The usual response to falling oil prices would be for OPEC (Organisation for Petroleum Exporting Countries) to reduce supply, however in their latest biennial meeting countries failed to reach agreement to cap output, leading to a further fall in prices. The OPEC countries are hugely dependent on oil and in the absence of an OPEC agreement they are under pressure to increase supply in order to maintain their economies.
Iran is also suggesting they will increase production when sanctions are lifted, which is expected to lead to further falls in oil. However, if oil prices drop too far it could prompt a sharp reaction from OPEC countries to cut supply and force prices up to prevent their own economies collapsing.
It seems inevitable that OPEC countries will act to raise prices at some point, but the timing is unclear. OPEC have stated that oil prices will reach $70 per barrel by 2020, twice their current level but still below a sustainable price for many oil producing countries. Another upward pressure is the ongoing instability in the Middle East and Libya. The consensus view is that oil prices will increase during 2016, but predictions of when and how much vary widely.

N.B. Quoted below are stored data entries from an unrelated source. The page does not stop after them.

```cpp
int buddy_groupnorm_act(const float* x, const float* gamma, const float* beta, float* y, float* stats, void* scratch, int B, int H, int W, int C,
                        int G, int mode, int silu, void* stream) {
  if (!x || !y || !stats || !scratch || C % 4 || (C / G) % 4 || C > 1024) { set_error("bad groupnorm arguments"); return BUDDY_ERR_ARG; }
  Src2 s; s.p0 = x; s.p1 = nullptr; s.C0 = C; s.ld0 = C; s.ld1 = 0;
  launch_gn_stats(s, B, H * W, C, G, 1e-6f, (double*)scratch, stats, (hipStream_t)stream);
  launch_gn_apply(s, stats, gamma, beta, B, H, W, C, G, mode, silu, y, nullptr, (hipStream_t)stream);
  return finish();
}

int buddy_groupnorm_act_bwd(const float* x, const float* gamma, const float* beta, const float* stats, const float* dy, float* dx, void* scratch,
                            float* red, int B, int H, int W, int C, int G, int mode, int silu, void* stream) {
  if (!x || !dy || !dx || !stats || !scratch || !red || C % 4 || (C / G) % 4 || C > 1024) { set_error("bad groupnorm arguments"); return BUDDY_ERR_ARG; }
  Src2 s; s.p0 = x; s.p1 = nullptr; s.C0 = C; s.ld0 = C; s.ld1 = 0;
  Dst2 d; d.p0 = dx; d.p1 = nullptr; d.C0 = C; d.ld0 = C; d.ld1 = 0; d.acc0 = 0; d.acc1 = 0;
  launch_gn_bwd(s, stats, gamma, beta, dy, B, H, W, C, G, mode, silu, nullptr, 0, 0.f, (double*)scratch, red, d, (hipStream_t)stream);
  return finish();
}

int buddy_options_check(void) { return options_check(); }
int buddy_option_validate(const char* key, int value) { Options o = default_options(); return option_set(o, key, value); }
int buddy_ncsnpp_set_option(void* h, const char* key, int value) { if (!h) { set_error("null handle"); return BUDDY_ERR_ARG; } return net_set_option((Net*)h, key, value); }
int buddy_ncsnpp_get_option(void* h, const char* key, int* value) { if (!h) { set_error("null handle"); return BUDDY_ERR_ARG; } return net_get_option((Net*)h, key, value); }
int buddy_ncsnpp_set_gemm(void* h, int mode) { if (!h) { set_error("null handle"); return BUDDY_ERR_ARG; } return net_set_gemm((Net*)h, mode); }
int buddy_ncsnpp_set_attention(void* h, int mode) { if (!h) { set_error("null handle"); return BUDDY_ERR_ARG; } return net_set_attention((Net*)h, mode); }
int buddy_ncsnpp_set_fir(void* h, int fir) { if (!h) { set_error("null handle"); return BUDDY_ERR_ARG; } return net_set_fir((Net*)h, fir); }
int buddy_fir_resample2(const float* x, float* y, int B, int H, int W, int C, int up, float scale, int accumulate, void* stream) {
  if (!x || !y || B < 1 || H < 1 || W < 1 || C < 1 || (!up && ((H | W) & 1))) { set_error("bad resample arguments"); return BUDDY_ERR_ARG; }
  if (up) launch_fir_up2(x, y, B, H, W, C, scale, accumulate, (hipStream_t)stream);
  else launch_fir_down2(x, y, B, H, W, C, scale, accumulate, (hipStream_t)stream);
  return finish();
}

int buddy_flash_attention_fwd(const float* q, const float* k, const float* v, float* O, float* lse, int B, int T, int C, float scale, int prec,
                              void* stream) {
  if (!q || !k || !v || !O || !lse || B < 1 || T < 1 || !flash_attn_supported(C) || prec != 0) {
    set_error("bad attention arguments (C in {32, 64, 128, 256}; prec 0 -- the 16-bit-operand kernels are buddy_flash_attention16_*)"); return BUDDY_ERR_ARG;
  }
  launch_flash_attn_fwd(q, k, v, O, lse, B, T, C, scale, nullptr, 1, (hipStream_t)stream);
  return finish();
}
long long buddy_flash_attention16_workspace(int B, int T, int C) { return (B < 1 || T < 1 || !flash_attn16_supported(C)) ? 0 : flash_attn16_ws_floats(B, T, C); }
// ... 257 lines not shown
```

buddy_amd/csrc/common.h:

```cpp
#pragma once
#include <hip/hip_runtime.h>
#include <cstdint>
#include <cstdio>

#define BUDDY_OK 0
#define BUDDY_ERR_HIP 1
#define BUDDY_ERR_ARG 2
#define BUDDY_ERR_STATE 3

namespace buddy {

struct Options {
  int conv;
  int gemm;
  int attn;
  int gn_fuse, upconv, c2_fuse;
  int attn_split, attn_nw;
  int wgemm_rt, gen_f16x2, gen_rows, gen_cp, gnb_nt;
  int c2out_tiled;
  int op_graph;
};
const Options& default_options();
int options_check();
const Options& cur_opt();
struct OptScope { const Options* prev; explicit OptScope(const Options* o); ~OptScope(); OptScope(const OptScope&) = delete; };
int option_set(Options& o, const char* key, int value);
int option_get(const Options& o, const char* key, int* value);
const char* prof_dump_path();

struct IgemmParams {
  const float* A0; const float* A1; int C0; int ldA0; int ldA1;
  int Cin;
  int H, W;
  int M, N;
  const float* Bt; int ldB;
  float* C; int ldC;
  long long sA, sB, sC;
  const float* bias_n; const float* bias_m; const float* bias_bn; int ld_bias_bn; int rows_per_batch;
  const float* res; int ldRes; int res_mode;
  float alpha, out_scale; int accumulate;
  int wide_epi;
  int tag;
// ... 58 lines not shown
int prof_hbm_collect(double* ms, double* bytes, long long* launches);
int igemm_prof_collect(double ms[2], double flops[2], long long launches[2], double bytes[2], double exec_flops[2]);

void launch_conv_c2in(const float* x, const float* w , const float* bias, const float* add, int add_ld,
                      float* y, int ldY, int B, int H, int W, int Cout, int taps, int accumulate, hipStream_t st);
void launch_conv_c2out(const float* x, int ldX, const float* w , const float* bias, const float* up_add,
                       float* y, int B, int H, int W, int Cin, int taps, int accumulate, hipStream_t st);

int  gn_num_chunks(int HW);
void launch_gn_stats(Src2 x, int B, int HW, int C, int G, float eps, double* partial, float* stats , hipStream_t st);
void launch_chan_sums(const float* x, int B, int HW, int C, double* partial, double* csum, hipStream_t st);
void launch_csum_collapse(const double* partial, int chunks, int B, int C, double* csum, hipStream_t st);
void launch_gn_stats_partial(const double* partial, int chunks, int B, int HW, int C, int G, float eps, float* stats, hipStream_t st);
void launch_gn_stats_csum(const double* csum0, const double* csum1, int C0, int B, int HW, int C, int G, float eps, float* stats, hipStream_t st);
void launch_gn_apply(Src2 x, const float* stats, const float* gamma, const float* beta, int B, int H, int W, int C, int G,
                     int mode, int silu, float* out, float* pooled_raw, hipStream_t st);
void launch_gn_bwd_sums(Src2 x, const float* stats, const float* gamma, const float* beta, const float* da, int B, int H, int W, int C, int G,
                        int mode, int silu, double* partial, float* red , hipStream_t st, int ready_chunks = 0);
void launch_gn_bwd_apply(Src2 x, const float* stats, const float* gamma, const float* beta, const float* da, int B, int H, int W, int C, int G,
                         int mode, int silu, const float* extra, int extra_mode, float extra_scale, const float* red, Dst2 dx, hipStream_t st);
void launch_gn_bwd(Src2 x, const float* stats, const float* gamma, const float* beta, const float* da, int B, int H, int W, int C,
                   int G, int mode, int silu, const float* extra, int extra_mode, float extra_scale, double* partial,
                   float* red , Dst2 dx, hipStream_t st, int ready_chunks = 0);

void launch_wpe(const double* Y, double* X, double* inv_scratch, int rows, int T, int taps, int delay, int iters, hipStream_t st);
size_t wpe_workspace_bytes(int B, int L);
int wpe_frames(int L);
void launch_wpe_dereverb(const float* y, float* out, void* work, int B, int L, int taps, int delay, int iters, hipStream_t st);
void launch_axpy(float* dst, const float* src, float alpha, long long n, int accumulate, hipStream_t st);
void launch_fir_up2(const float* x, float* y, int B, int H, int W, int C, float scale, int accumulate, hipStream_t st);
void launch_fir_down2(const float* x, float* y, int B, int H, int W, int C, float scale, int accumulate, hipStream_t st);
void launch_pool2(const float* src, float* dst, int B, int H, int W, int C, float scale, int accumulate, hipStream_t st);
void launch_up2_acc(const float* src, float* dst, int B, int Hs, int Ws, int C, float scale, int accumulate, hipStream_t st);
bool flash_attn_supported(int C);
bool flash_attn16_supported(int C);
int flash_attn_splits(int B, int T);
long long flash_attn_ws_floats(int B, int T, int C, int splits);
void launch_flash_attn_fwd(const float* q, const float* k, const float* v, float* O, float* Lse, int B, int T, int C, float scale, float* ws, int splits,
                           hipStream_t st);
void launch_flash_attn_bwd(const float* q, const float* k, const float* v, const float* O, const float* dO, const float* Lse, float* D, float* dq,
                           float* dk, float* dv, int B, int T, int C, float scale, float* ws, int splits, hipStream_t st);
long long flash_attn16_ws_floats(int B, int T, int C);
void launch_flash_attn16_fwd(const float* q, const float* k, const float* v, float* O, float* Lse, int B, int T, int C, float scale, int prec, float* ws,
                             hipStream_t st);
void launch_flash_attn16_bwd(const float* q, const float* k, const float* v, const float* O, const float* dO, const float* Lse, float* D, float* dq,
                             float* dk, float* dv, int B, int T, int C, float scale, int prec, float* ws, hipStream_t st);
// ... 47 lines not shown
```

buddy_amd/csrc/net.hip:

```cpp
#include "common.h"
#include "net.h"

#include <algorithm>
#include <cmath>
#include <cstdlib>
#include <cstring>
#include <deque>
#include <functional>
#include <memory>
#include <mutex>
#include <string>
#include <vector>
#include <unordered_map>

namespace buddy {

#define HIPCHK(x) do { hipError_t e_ = (x); if (e_ != hipSuccess) { set_error(std::string(#x) + ": " + hipGetErrorString(e_)); return BUDDY_ERR_HIP; } } while (0)

static thread_local std::string g_err;
void set_error(const std::string& s) { g_err = s; }
const char* last_error() { return g_err.c_str(); }

static const float INV_SQRT2 = 0.70710678118654752440f;

// ... 1228 lines not shown
      if (c.attn_mask >> l & 1) { h = attnblock(N, N->W->sites[si++], h, rec); tap(mi, h); ++mi; }
      hs.push_back(h);
    }
    if (l != c.nlev - 1) {
      View v; v.a = hs.back();
      Tens* h = resblock(N, N->W->res[ri++], v, 1, temb_all, rec); tap(mi, h); ++mi;
      Tens* pin = N->mk(B, pyr_in->H / 2, pyr_in->W / 2, 2, rec);
      Tens* prev = pyr_in;
      if (!N->dry()) {
        if (N->fir) launch_fir_down2(prev->p, pin->p, B, prev->H, prev->W, 2, 1.f, 0, st);
        else launch_pool2(prev->p, pin->p, B, prev->H, prev->W, 2, 0.25f, 0, st);
      }
      if (rec) N->tape.push_back([=]() {
        if (!N->dry()) {
          if (N->fir) launch_fir_up2(pin->g, prev->g, B, pin->H, pin->W, 2, 0.25f, prev->ginit, N->st);
          else launch_up2_acc(pin->g, prev->g, B, pin->H, pin->W, 2, 0.25f, prev->ginit, N->st);
        }
        prev->ginit = 1;
      });
      pyr_in = pin;
      const ConvW& cw = N->W->combine[ci++];
      Tens* hc = N->mk(B, h->H, h->W, h->C, rec);
      if (!N->dry()) launch_conv_c2in(pin->p, cw.wf, cw.bias, h->p, h->C, hc->p, h->C, B, h->H, h->W, h->C, 1, 0, st);
      if (rec) { const ConvW* cwp = &cw; N->tape.push_back([=]() {
        if (!N->dry()) {
          launch_axpy(h->g, hc->g, 1.f, h->numel(), h->ginit, N->st);
          launch_conv_c2out(hc->g, h->C, cwp->wb, nullptr, nullptr, pin->g, B, h->H, h->W, h->C, 1, pin->ginit, N->st);
        }
        h->ginit = 1; pin->ginit = 1;
        if (N->pg_run) {
          const WgY yc = wy(hc->g, (long long)h->H * h->W, h->C);
          pg_weight(N, yc, wa(single(pin->p, 2), h->H, h->W, 2, 1, 0), (long long)B * h->H * h->W, h->C, 0, 1.f, cwp->go);
          pg_colsum(N, yc, B, h->C, 1.f, nullptr, 0, cwp->go + 2LL * h->C, -1);
        }
      }); }
      tap(mi, hc); ++mi;
      hs.push_back(hc);
    }
  }
  Tens* h = hs.back();
  { View v; v.a = h; h = resblock(N, N->W->res[ri++], v, 0, temb_all, rec); tap(mi, h); ++mi; }
  h = attnblock(N, N->W->attn, h, rec); tap(mi, h); ++mi;
  { View v; v.a = h; h = resblock(N, N->W->res[ri++], v, 0, temb_all, rec); tap(mi, h); ++mi; }
  Tens* pyr = nullptr;
  for (int l = c.nlev - 1, j = 0; l >= 0; --l, ++j) {
    for (int b = 0; b < c.nrb + 1; ++b) {
      View v; v.a = h; v.b = hs.back(); hs.pop_back();
      h = resblock(N, N->W->res[ri++], v, 0, temb_all, rec); tap(mi, h); ++mi;
    }
    if (c.attn_mask >> l & 1) { h = attnblock(N, N->W->sites[si++], h, rec); tap(mi, h); ++mi; }
    {
      const GNW& gw = N->W->pyr_gn[j]; const ConvW& cw = N->W->pyr_conv[j];
      const int C = h->C, G = gn_groups(C), Hh = h->H, Ww = h->W;
      Tens* np = N->mk(B, Hh, Ww, 2, rec);
      float* stats = N->tmp((long long)B * G * 2);
      const size_t mark = N->arena.off;
      float* a = N->tmp(h->numel());
      Tens* prevp = pyr; Tens* hh = h;
      if (!N->dry()) {
        { View vx; vx.a = h; view_stats(N, vx, Hh * Ww, G, stats); }
        launch_gn_apply(single(h->p, C), stats, gw.gamma, gw.beta, B, Hh, Ww, C, G, 0, 1, a, nullptr, st);
        if (N->fir) {
          launch_conv_c2out(a, C, cw.wf, cw.bias, nullptr, np->p, B, Hh, Ww, C, 9, 0, st);
          if (prevp) launch_fir_up2(prevp->p, np->p, B, Hh / 2, Ww / 2, 2, 1.f, 1, st);
        } else
        launch_conv_c2out(a, C, cw.wf, cw.bias, prevp ? prevp->p : nullptr, np->p, B, Hh, Ww, C, 9, 0, st);
      }
      N->arena.off = mark;
      if (rec) { const GNW* gp = &gw; const ConvW* cp = &cw; N->tape.push_back([=]() {
        const size_t mk = N->arena.off;
        float* da = N->tmp(hh->numel());
        if (!N->dry()) {
          if (prevp && N->fir) launch_fir_down2(np->g, prevp->g, B, Hh, Ww, 2, 4.f, prevp->ginit, N->st);
          else if (prevp) launch_pool2(np->g, prevp->g, B, Hh, Ww, 2, 1.f, prevp->ginit, N->st);
          launch_conv_c2in(np->g, cp->wb, nullptr, nullptr, 0, da, C, B, Hh, Ww, C, 9, 0, N->st);
        }
        if (prevp) prevp->ginit = 1;
        View hv; hv.a = hh;
        Dst2 d = gdst_of(hv);
        if (!N->dry()) launch_gn_bwd(single(hh->p, C), stats, gp->gamma, gp->beta, da, B, Hh, Ww, C, G, 0, 1, nullptr, 0, 0.f, N->partial, N->red, d, N->st);
        if (N->pg_run) {
          const WgY yp = wy(np->g, (long long)Hh * Ww, 2);
          pg_weight(N, yp, wa_gn(single(hh->p, C), Hh, Ww, C, 9, 0, stats, *gp, G, 1), (long long)B * Hh * Ww, 2, 1, 1.f, cp->go);
          pg_colsum(N, yp, B, 2, 1.f, nullptr, 0, cp->go + 18LL * C, -1);
          pg_gn(N, single(hh->p, C), stats, *gp, G, 1, da, 0, B, Hh, Ww, C);
        }
        N->arena.off = mk;
      }); }
      pyr = np; mi += 2; tap(mi - 1, pyr);
// ... 168 lines not shown
```
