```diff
diff --git a/herald_amd/ops.py b/herald_amd/ops.py
--- a/herald_amd/ops.py
+++ b/herald_amd/ops.py
@@ -699,12 +699,32 @@
         self._last_items = 0
         self.fallbacks, self._fb_plan, self._wide_ids = 0, None, {}
         self._enq_last = None
+        self.chains = (table.shape[1] > 128 and not self.wide and self.overlap and self.sync == "flags" and self.block >= 8
+                       and os.environ.get("HA_QCHAINS", "2") != "1")
+        self._chain, self._chain_stream, self._chain_for = None, None, None
+        self._done_ev1 = {}
+        self.counts1 = None
+        if self.chains:
+            self.counts1 = torch.zeros((self.COUNTS, 4), dtype=torch.int32).pin_memory()
+            self._counts1_np = self.counts1.numpy()
+            self._counts1_c = (ctypes.c_int32 * (self.COUNTS * 4)).from_address(self.counts1.data_ptr())
+            self._counts1_base = self.counts1.data_ptr()
+            self._last_items1 = 0
+            with torch.cuda.device(self.device):
+                self._chain = ctypes.c_void_p(L.ha_qchain_create())
+            if not self._chain:
+                check(-1, "ha_qchain_create")
         self.reset()
 
     def close(self):
-        for ev in list(self._done_ev.values()) + self._cev_pool + [e for e, _ in self._cev_busy]:
+        chain, self._chain = getattr(self, "_chain", None), None
+        if chain:
+            self._L.ha_qchain_destroy(chain)
+        self._chain_stream = self._chain_for = None
+        for ev in (list(self._done_ev.values()) + list(getattr(self, "_done_ev1", {}).values()) + self._cev_pool +
+                   [e for e, _ in self._cev_busy]):
             self._L.ha_event_destroy(ev)
-        self._done_ev, self._cev_pool, self._cev_busy = {}, [], []
+        self._done_ev, self._done_ev1, self._cev_pool, self._cev_busy = {}, {}, [], []
 
     def __del__(self):
         try:
@@ -713,14 +733,15 @@
             pass
 
     def reset(self, stream=None):
-        if self._done_ev:
+        live = list(self._done_ev.values()) + list(self._done_ev1.values())
+        if live:
             if self.side is not None:
                 marker = self._event() if hasattr(self, "_ev_pool") else torch.cuda.Event()
                 marker.record(self.side)
-                self._cev_busy.extend((e, marker) for e in self._done_ev.values())
+                self._cev_busy.extend((e, marker) for e in live)
             else:
-                self._cev_pool.extend(self._done_ev.values())
-        self._done_ev = {}
+                self._cev_pool.extend(live)
+        self._done_ev, self._done_ev1 = {}, {}
         self.c, self.n, self.shape, self.ids = None, {}, {}, {}
         self._enq_last, self._covered = None, -(1 << 60)
         self._ev_side = {}
@@ -742,12 +763,17 @@
         return d
 
     def overflowed(self):
+        if self.counts1 is not None and bool(self._counts1_np[:, 3].any()):
+            return True
         return bool((self._counts_np[:, 3] & ~4).any())
 
     def _raise_if_failed(self, steps):
         cc, ring = self._counts_c, self.COUNTS
+        c1 = self._counts1_c if self.counts1 is not None else None
         for j in steps:
             f = cc[4 * (j % ring) + 3]
+            if c1 is not None:
+                f |= c1[4 * (j % ring) + 3]
             if f & ~4:
                 raise RuntimeError("QueueStepPipeline: step %d failed on the device (flags %d: 1 = queue overflow, 2 = an "
                                    "occurrence list out of position order, 8 = an apply launch gave up waiting -- its queue was "
@@ -766,11 +792,18 @@
         self._raise_if_failed(range(max((b - 2) * B, 0), max((b - 1) * B, 0)))
         if self.overlap and flags:
             cev = self._done_ev.pop(b - 1, None)
+            cev1 = self._done_ev1.pop(b - 1, None)
             if cev is not None:
                 check(L.ha_stream_wait_event(sp, cev), "ha_stream_wait_event")
+                if cev1 is not None:
+                    check(L.ha_stream_wait_event(sp, cev1), "ha_stream_wait_event")
                 marker = self._event()
                 marker.record(s)
                 self._cev_busy.append((cev, marker))
+                if cev1 is not None:
+                    marker1 = self._event()
+                    marker1.record(s)
+                    self._cev_busy.append((cev1, marker1))
                 self._covered = b * B - 1
             elif self._enq_last is not None and self._enq_last > self._covered:
                 ev = self._event()
@@ -848,6 +881,15 @@
             if self.wide:
                 check(L.ha_qbig_queue_batch(rows, width, pa, na, pg, ng, qs, self.capacity, cnt, cs, eps, sp),
                       "ha_qbig_queue_batch")
+            elif self.chains:
+                c1, base1 = self._counts1_c, self._counts1_base
+                for j in steps:
+                    at = 4 * (j % ring)
+                    c1[at] = 0
+                    c1[at + 2] = 0
+                cs1 = (vp * cnt)(*[base1 + 16 * (j % ring) for j in steps])
+                check(L.ha_qqueue_batch_chains(rows, width, pa, na, pg, ng, qs, self.capacity, cnt, cs, cs1, eps, sp),
+                      "ha_qqueue_batch_chains")
             else:
                 check(L.ha_qqueue_batch_epochs(rows, width, pa, na, pg, ng, qs, self.capacity, cnt, cs, eps, sp),
                       "ha_qqueue_batch")
@@ -882,6 +924,28 @@
             self._cev_pool.append(old)
         self._done_ev[c // self.block] = ev
         return ev
+
+    def _block_done_event1(self, c):
+        if not self._cev_pool and self._cev_busy and self._cev_busy[0][1].query():
+            old_ev, marker = self._cev_busy.pop(0)
+            self._ev_pool.append(marker)
+            self._cev_pool.append(old_ev)
+        ev = self._cev_pool.pop() if self._cev_pool else ctypes.c_void_p(self._L.ha_event_create())
+        if not ev:
+            raise RuntimeError("ha_event_create failed")
+        old = self._done_ev1.pop(c // self.block, None)
+        if old is not None:
+            self._cev_pool.append(old)
+        self._done_ev1[c // self.block] = ev
+        return ev
+
+    def _pick_chain_stream(self, stream):
+        from . import streams
+        if self._chain_for == stream.cuda_stream:
+            return self._chain_stream
+        self._chain_for = stream.cuda_stream
+        self._chain_stream = streams.pick_chain_stream(stream, self.side)
+        return self._chain_stream
 
     def _err_ptr(self, c):
         return ctypes.c_void_p(self._counts_base + 16 * (c % self.COUNTS) + 12)
@@ -1013,11 +1077,46 @@
         cs = (vp * cnt)()
         base = self._counts_base
         use_counts = os.environ.get("HA_QCOUNTS", "0") != "0"
+        cstream = None
+        if self.chains and flags and sized and self._chain and not torch.cuda.is_current_stream_capturing():
+            cstream = self._pick_chain_stream(stream if stream is not None else torch.cuda.current_stream(self.device))
+        if cstream is not None:
+            csp = _stream_ptr(cstream)
+            hints1 = (i64 * cnt)(*[-1] * cnt)
+            counts1, fn_chains, chain = self._counts1_c, L.ha_qapply_steps_chains, self._chain
+            err1 = lambda c: ctypes.c_void_p(self._counts1_base + 16 * (c % ring) + 12)
+
+        def call_chains(k0):
+            self._enq_last = k0 + cnt - 1 if self._enq_last is None else max(self._enq_last, k0 + cnt - 1)
+            for i in range(cnt):
+                at = 4 * ((k0 + i) % ring)
+                w, cp, w1, cp1 = counts[at], counts[at + 2], counts1[at], counts1[at + 2]
+                if counts[at + 3] or counts1[at + 3]:
+                    raise RuntimeError("ha_qqueue_batch: the work queue of step %d is unusable (flags %d: 1 = overflow, "
+                                       "2 = an occurrence list out of position order)" % (k0 + i, counts[at + 3] | counts1[at + 3]))
+                n1 = w1 + cp1 - 2 if w1 > 0 and cp1 > 0 else -1
+                n0 = w + cp - 2 - n1 if n1 >= 0 and w > 0 and cp > 0 else -1
+                if n0 >= 0:
+                    self._last_items, self._last_items1 = n0 + n1, n1
+                    hints[i], hints1[i] = n0, n1
+                elif self._last_items1 > 0:
+                    hints[i] = ((self._last_items - self._last_items1) * 17) // 16
+                    hints1[i] = (self._last_items1 * 17) // 16
+                else:
+                    hints[i] = hints1[i] = -1
+                eps[i] = epoch(k0 + i)
+            last = k0 + cnt - 1
+            done0, done1 = self._block_done_event(last), self._block_done_event1(last)
+            if fn_chains(chain, *head, pc, ns, gs, pn, ns, os_, qs, hints, hints1, eps, last_err(last), err1(last), done0, done1,
+                         sp, csp) != 0:
+                check(-1, "ha_qapply_steps_chains")
 
         def call(k0):
             if flags and k0 // B != (k0 + cnt - 1) // B:
                 raise RuntimeError("apply_steps_call(sync='flags'): steps %d..%d cross a block boundary (block = %d)"
                                    % (k0, k0 + cnt - 1, B))
+            if cstream is not None and (k0 + cnt) % B == 0:
+                return call_chains(k0)
             self._enq_last = k0 + cnt - 1 if self._enq_last is None else max(self._enq_last, k0 + cnt - 1)
             if sized:
                 for i in range(cnt):
diff --git a/herald_amd/streams.py b/herald_amd/streams.py
--- a/herald_amd/streams.py
+++ b/herald_amd/streams.py
@@ -61,3 +61,43 @@
     del buf, small
     _PICKED[key] = pick
     return pick
+
+
+def _beside(L, a, b, ticks=50000):
+    import ctypes
+    import time
+    torch.cuda.synchronize(a.device)
+    best = None
+    for _ in range(3):
+        t0 = time.perf_counter()
+        L.ha_debug_occupy(1, 64, 4, ticks, ctypes.c_void_p(a.cuda_stream))
+        L.ha_debug_occupy(1, 64, 4, ticks, ctypes.c_void_p(b.cuda_stream))
+        a.synchronize()
+        b.synchronize()
+        dt = time.perf_counter() - t0
+        best = dt if best is None else min(best, dt)
+    return best < 1.6 * ticks * 1e-8
+
+
+def pick_chain_stream(main, side=None, candidates=6):
+    from . import _lib
+    L = _lib.load()
+    dev = main.device
+    sid = side.cuda_stream if side is not None else 0
+    key = ("chain", dev.index, main.cuda_stream, sid)
+    if key in _PICKED:
+        return _PICKED[key]
+    cands = _PICKED.setdefault(("chain candidates", dev.index, main.cuda_stream), [])
+    pick = None
+    with torch.cuda.device(dev):
+        for i in range(candidates):
+            if i == len(cands):
+                cands.append(torch.cuda.Stream(device=dev))
+            cand = cands[i]
+            if cand.cuda_stream in (main.cuda_stream, sid):
+                continue
+            if _beside(L, main, cand) and (side is None or _beside(L, side, cand)):
+                pick = cand
+                break
+    _PICKED[key] = pick
+    return pick
diff --git a/include/herald_amd.h b/include/herald_amd.h
--- a/include/herald_amd.h
+++ b/include/herald_amd.h
@@ -299,6 +299,19 @@
                            const int64_t *n_next, float *const *next_out, const void *const *queue_cur,
                            const int64_t *wave_items, const uint32_t *const *counts_host, const uint32_t *epochs, uint32_t *err,
                            void *done_event, ha_stream_t stream);
+
+int ha_qqueue_batch_chains(int64_t rows, int64_t width, void *const *plans_a, const int64_t *n_a, void *const *plans_g,
+                           const int64_t *n_g, void *const *queues, int64_t queue_n_cap, int64_t count,
+                           uint32_t *const *counts_host, uint32_t *const *counts_host1, const uint32_t *epochs,
+                           ha_stream_t stream);
+void *ha_qchain_create(void);
+int ha_qchain_destroy(void *chain);
+int ha_qapply_steps_chains(void *chain, float *table, int64_t rows, int64_t width, float lr, int64_t queue_n_cap, int64_t count,
+                           void *const *plan_cur, const int64_t *n_cur, const float *const *grads, void *const *plan_next,
+                           const int64_t *n_next, float *const *next_out, const void *const *queue_cur,
+                           const int64_t *wave_items0, const int64_t *wave_items1, const uint32_t *epochs, uint32_t *err0,
+                           uint32_t *err1, void *done_event0, void *done_event1, ha_stream_t stream,
+                           ha_stream_t chain_stream);
 
 int ha_xchg_available(void);
 int ha_xchg_unique_id(void *id128);
```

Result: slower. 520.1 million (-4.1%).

However most of the cost of fuel in the UK is down to fuel duty and VAT. Currently this stands at approximately 75p per litre. Fuel duty is expected to rise by 2p from April 2016 for the first time in four years.
Despite the falling prices making fuel look cheap, the UK diesel price is still the highest in the EU and the UK retail price for petrol ranks third highest in the EU behind Italy and Norway. Again mainly due to the differing rates of fuel duty and subsidy in the various countries.
Falling oil and fuel prices have wider impacts on inflation levels and interest rates. Continuing low oil prices have a downward pressure on inflation. As the Bank of England is tasked with maintaining inflation at 2% they are unlikely to increase base rates until there are positive signs of inflation,which could mean low base rates continuing well into 2016, if not almost 2017.